What do you guys think of this?


----------



## jza (Oct 31, 2009)

Clean work!


----------



## ponyboy (Nov 18, 2012)

Bushing


----------



## 3D Electric (Mar 24, 2013)

ponyboy said:


> Bushing


Where? It's not required on pvc here


----------



## 3D Electric (Mar 24, 2013)

Thus was my apprentices job. I told him to go downstairs and install the sub panel. The only instructions I gave him was make it look nice.


----------



## papaotis (Jun 8, 2013)

are some of those switches in nthe down position when theyre on?:whistling2:


----------



## 3D Electric (Mar 24, 2013)

papaotis said:


> are some of those switches in nthe down position when theyre on?:whistling2:


No sorry. The picture w wouldn't load w with it right side up. The conduit it's actually coming in on the bottom left


----------



## jza (Oct 31, 2009)

3D Electric said:


> Thus was my apprentices job. I told him to go downstairs and install the sub panel. The only instructions I gave him was make it look nice.


Promising work for sure. Deserves a coffee and a donut, maybe even lunch.


----------



## MHElectric (Oct 14, 2011)

It looks fine.

You probably could've done that job in half the time and it still would work just as good as it does like that. Electricity doesnt work any better when everything is nice and square, than it does when you just go from point A to point B. And as an employee, I learned this kinda stuff never got me raises. Slapping up a bunch of 2x4's as fast as possible, or slinging a ton of MC on the other hand did....

Just something to think about. Looks good though.


----------



## 3D Electric (Mar 24, 2013)

MHElectric said:


> It looks fine.
> 
> You probably could've done that job in half the time and it still would work just as good as it does like that. Electricity doesnt work any better when everything is nice and square, than it does when you just go from point A to point B. And as an employee, I learned this kinda stuff never got me raises. Slapping up a bunch of 2x4's as fast as possible, or slinging a ton of MC on the other hand did....
> 
> Just something to think about. Looks good though.

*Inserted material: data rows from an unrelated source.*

__global__ void __launch_bounds__(kTableWarps * 32) k_parse_streams(
    const hoh_dec_stream* __restrict__ streams, uint32_t n_streams, const uint8_t* __restrict__ in,
    uint64_t in_bytes, uint32_t* __restrict__ cumtab, DecMeta* __restrict__ meta,
    hoh_dec_result* __restrict__ results) {
    __shared__ uint32_t s_f[kTableWarps][kFreqRow];
    __shared__ uint32_t s_cum[kTableWarps][kFreqRow + 8];
    const uint32_t w = threadIdx.x >> 5, lane = lane_id();
    const uint32_t s = blockIdx.x * kTableWarps + w;
    if (s >= n_streams) return;
    const hoh_dec_stream st = streams[s];
    const ByteView bytes{in, in_bytes};
    uint32_t* f = s_f[w];
    uint32_t* cum = s_cum[w];

    hohfmt::StreamHead h;
    uint64_t after_table = 0;
    int status = HOH_S_OK;
    uint32_t* clamps = s_cum[w];
    uint64_t field_bit = 0;
    if (lane == 0) {
        h = hohfmt::parse_head(bytes, st.in_off, st.flags);
        after_table = h.body;
        field_bit = h.body * 8u;
        if (!h.empty && h.rans) {
            if (h.range > HOH_MAX_RANGE) {
                status = HOH_S_BAD_TABLE;
            } else if (h.table_mode == 2) {
                hohfmt::BitSource<ByteView> bits{bytes, h.body, 0, 0};
                uint32_t count = (uint32_t)(((int)h.prob_bits - 1) / 4 + 2);
                if (count > 16u) count = 16u;
                clamps[0] = count;
                for (uint32_t j = 0; j < count; j++) {
                    const uint32_t lo = bits.get(h.maxbits) & 0xffffu;
                    const uint32_t hi = bits.get(h.maxbits) & 0xffffu;
                    clamps[1 + j] = lo | (hi << 16);
                }
                field_bit += 2ull * count * h.maxbits;
            } else if (h.table_mode == 3) {
                status = HOH_S_BAD_TABLE;
            }
            if ((st.flags & HOH_FIX_CARRY) && h.table_mode == 2u && status == HOH_S_OK && h.prob_bits >= 1u &&
                h.prob_bits <= HOH_MAX_PROB_BITS) {
                const uint32_t count = clamps[0];
                uint32_t v[32];
                for (uint32_t j = 0; j < count; j++) {
                    v[2u * j] = clamps[1 + j] & 0xffffu;
                    v[2u * j + 1u] = clamps[1 + j] >> 16;
                }
                hohfmt::BitSource<ByteView> bits{bytes, h.body, 0, 0};
                for (uint32_t j = 0; j < 2u * count; j++) bits.get(h.maxbits);
                const uint32_t field = bits.get(h.prob_bits);
                uint32_t rem = (2u * count * h.maxbits) & 7u;
                bool borrow = true;
                for (int j = (int)(2u * count) - 1; j >= 0 && rem && borrow; j--) {
                    const uint32_t t = min(rem, h.maxbits), mask = (1u << t) - 1u;
                    uint32_t part = v[j] & mask;
                    if (part == 0u) part = mask;
                    else {
                        part--;
                        borrow = false;
                    }
                    v[j] = (v[j] & ~mask) | part;
// ... 3696 lines not shown
    uint32_t have = 0;
    const uint32_t sbits = m.maxbits;

    const uint64_t t_glob = (uint64_t)blockIdx.x * kFusedTiles + min(tl, (uint32_t)kFusedTiles - 1u);
    const uint64_t image = t_glob / g.tiles_per_image;
    const uint32_t tile = (uint32_t)(t_glob % g.tiles_per_image);
    const uint32_t x0 = (tile % g.x_tiles) * g.tile_w, y0 = (tile / g.x_tiles) * g.tile_h;
    uint8_t* img = rgb + image * (uint64_t)g.width * g.height * 3u;
    const uint64_t row_bytes = (uint64_t)g.width * 3u;
    uint8_t* tile0 = img + ((uint64_t)y0 * g.width + x0) * 3u;
    const uint32_t half = ch == 0u ? 128u : 256u, cmask = ch == 0u ? 255u : 511u;
    const uint32_t own_shift = ch == 0u ? 8u : (ch == 1u ? 0u : 16u);
    const uint32_t g_keep = ch == 0u ? 0u : 0xffffffffu, hi_keep = ch == 0u ? 0u : 0x01010101u;
    const uint32_t my_stage_s = (uint32_t)__cvta_generic_to_shared(stage + tl * 24u + (own_shift >> 3));
    const uint2* my_out_src = reinterpret_cast<const uint2*>(stage + tl * 24u + 8u * ch);
    const uint64_t row_skip = row_bytes - (uint64_t)(tw - 8u) * 3u;
    uint8_t* p_cur = tile0;
    uint8_t* p_px = tile0 + 8u * ch;

    uint32_t L = half, TLv = half;
    uint2 ta = make_uint2(0x80808080u, 0x80808080u), tb = ta, tc = ta;
    const uint32_t groups = npx / 8u;
    uint32_t gx = 0, gy = 0;
    uint32_t v_pend = 0, gv_pend = 0;
    auto pixel_part1 = [&](uint32_t r, uint32_t t, bool row_start) {
        if (row_start) {
            L = half;
            TLv = half;
        }
        const uint32_t grad = t + L - TLv;
        const uint32_t med = max(min(t, L), min(max(t, L), grad));
        const uint32_t v = (r + med - half) & cmask;
        TLv = t;
        L = v;
        v_pend = v;
        gv_pend = __shfl_sync(0xffffffffu, v, base_lane);
    };
    auto pixel_part2 = [&](uint32_t slot) {
        asm volatile("st.shared.u8 [%0], %1;" ::"r"(my_stage_s + 3u * slot), "r"(v_pend + (gv_pend & g_keep)) : "memory");
    };
    uint32_t t01 = 0, t23 = 0, t45 = 0, t67 = 0;
    const uint32_t own_sel1 = ch == 0u ? 0x0741u : (ch == 1u ? 0x0630u : 0x0052u);
    const uint32_t own_sel2 = ch == 0u ? 0x6210u : (ch == 1u ? 0x5210u : 0x7410u);
    auto t_prepare = [&](uint2 a, uint2 b, uint2 c) {
        const uint32_t g03 = __byte_perm(__byte_perm(a.x, a.y, 0x0741), b.x, 0x6210);
        const uint32_t g47 = __byte_perm(__byte_perm(b.y, c.x, 0x0741), c.y, 0x6210);
        const uint32_t o03 = __byte_perm(__byte_perm(a.x, a.y, own_sel1), b.x, own_sel2);
        const uint32_t o47 = __byte_perm(__byte_perm(b.y, c.x, own_sel1), c.y, own_sel2);
        const uint32_t lo03 = __vsub4(o03, g03 & g_keep), lo47 = __vsub4(o47, g47 & g_keep);
        const uint32_t hi03 = __vcmpgeu4(o03, g03) & hi_keep, hi47 = __vcmpgeu4(o47, g47) & hi_keep;
        t01 = __byte_perm(lo03, hi03, 0x5140);
        t23 = __byte_perm(lo03, hi03, 0x7362);
        t45 = __byte_perm(lo47, hi47, 0x5140);
        t67 = __byte_perm(lo47, hi47, 0x7362);
    };
    auto t_of = [&](uint32_t i) -> uint32_t {
        const uint32_t pair = i < 2u ? t01 : (i < 4u ? t23 : (i < 6u ? t45 : t67));
        return (i & 1u) ? (pair >> 16) : (pair & 0xffffu);
    };
    uint32_t slot = 0, key = 0, p_lut = 0;
    auto lookup_begin = [&]() {
        slot = (uint32_t)x & mask;
        key = (slot + 1u) << kSymBits;
        if (sizeof(LutT) == 1) {
            asm volatile("ld.shared.u8 %0, [%1];" : "=r"(p_lut) : "r"(lut_s + (slot >> lut_shift) * 32u));
        } else {
            asm volatile("ld.shared.u16 %0, [%1];" : "=r"(p_lut) : "r"(lut_s + (slot >> lut_shift) * 64u));
        }
    };
    auto step = [&](auto has_stored, uint32_t i, bool row_start) {
        uint32_t em, e0, e1, e2;
        TS.at4(p_lut, em, e0, e1, e2);
        pixel_part2((i + 7u) & 7u);
        const bool down = e0 >= key;
        const bool up = e1 < key;
        uint32_t e = down ? em : (up ? e1 : e0);
        uint32_t up_ones;
        asm("set.lt.u32.u32 %0, %1, %2;" : "=r"(up_ones) : "r"(e1), "r"(key));
        uint32_t hi = down ? e0 : e1 + ((e2 - e1) & up_ones);
        const bool near = e < key && hi >= key;
        const uint64_t top = x >> bits;
        uint64_t next = (uint64_t)((hi >> kSymBits) - (e >> kSymBits)) * top + (slot - (e >> kSymBits));
        if (__builtin_expect(__any_sync(0xffffffffu, !near), 0)) {
            const ulonglong2 fixed = rans_far_step(TS, key, p_lut, e, hi, top, slot);
            next = fixed.x;
            e = (uint32_t)fixed.y;
        }
        x = next;
        const bool refill = ((uint32_t)(x >> 32) | ((uint32_t)x >> 31)) == 0u;
        x = refill ? ((x << 32) | rd.next) : x;
        rd.take_if(refill);
        uint32_t r = e & kSymMask;
        if (decltype(has_stored)::value) {
            const bool fill = stored && have < sbits;
            if (fill) {
                acc |= (uint64_t)__byte_perm(rd.next, 0u, 0x0123) << (32u - have);
                have += 32u;
            }
            rd.take_if(fill);
            if (stored) {
                r = (uint32_t)(acc >> (64u - sbits));
                acc <<= sbits;
                have -= sbits;
            }
        }
        lookup_begin();
        pixel_part1(r, t_of(i), row_start);
    };
    auto flush_group = [&]() {
        __syncwarp();
        const uint2 v = *my_out_src;
        asm volatile(
            "{\n"
            ".reg .pred p;\n"
            "setp.ne.u32 p, %3, 0;\n"
            "@p st.global.v2.u32 [%0], {%1, %2};\n"
            "}\n" ::"l"(p_px),
            "r"(v.x), "r"(v.y), "r"((uint32_t)tile_ok)
            : "memory");
        __syncwarp();
    };
    auto run = [&](auto has_stored) {
    for (uint32_t grp = 0; grp < groups; grp++) {
        rd.top_up();
        uint32_t nx = gx + 8u, ny = gy;
        const bool wrap = nx == tw;
        if (wrap) {
            nx = 0u;
            ny++;
        }
        uint8_t* p_next = p_cur + (wrap ? row_skip : 24ull);
        t_prepare(ta, tb, tc);
        step(has_stored, 0u, gx == 0u);
        flush_group();
        uint2 na = make_uint2(0x80808080u, 0x80808080u), nb = na, nc = na;
        if (ny > 0u && ny < th && tile_ok) {
            const uint2* src = reinterpret_cast<const uint2*>(p_next - row_bytes);
            na = __ldcg(src);
            nb = __ldcg(src + 1);
            nc = __ldcg(src + 2);
        }
#pragma unroll
        for (uint32_t i = 1; i < 8u; i++) step(has_stored, i, false);
        p_px = p_cur + 8u * ch;
        p_cur = p_next;
        ta = na;
        tb = nb;
        tc = nc;
        gx = nx;
        gy = ny;
    }
    };
    lookup_begin();
    if (any_stored) {
        run(StoredYes{});
    } else {
        run(StoredNo{});
    }
    pixel_part2(7u);
    flush_group();
    if (coded && x != kRansL) my_status = HOH_S_BAD_STATE;
    if (exists) status[s] = my_status;
}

Although this is true, I prefer to have one of my guys spend a little extra time and make it look nice. My main point I was trying to make with this was that I was very proud of my guy. He had been with me for less than 7 months and I have been very happy with his work. He shows up every morning ready to work. Never complains about having to do the crap jobs. I wish everyone had someone like him. I hope he stays for a long long time


----------



## jza (Oct 31, 2009)

3D Electric said:


> Although this is true, I prefer to have one of my guys spend a little extra time and make it look nice. My main point I was trying to make with this was that I was very proud of my guy. He had been with me for less than 7 months and I have been very happy with his work. He shows up every morning ready to work. Never complains about having to do the crap jobs. I wish everyone had someone like him. I hope he stays for a long long time


Pay and treat him well and he will. Let him know you appreciate how hard he works and I'm sure he'll be around for a long time. Good help is damn hard to find.


----------



## Dennis Alwon (May 9, 2009)

3D Electric said:


> Where? It's not required on pvc here


If the wire is 4 or larger a bushing is required.. 300.4(G)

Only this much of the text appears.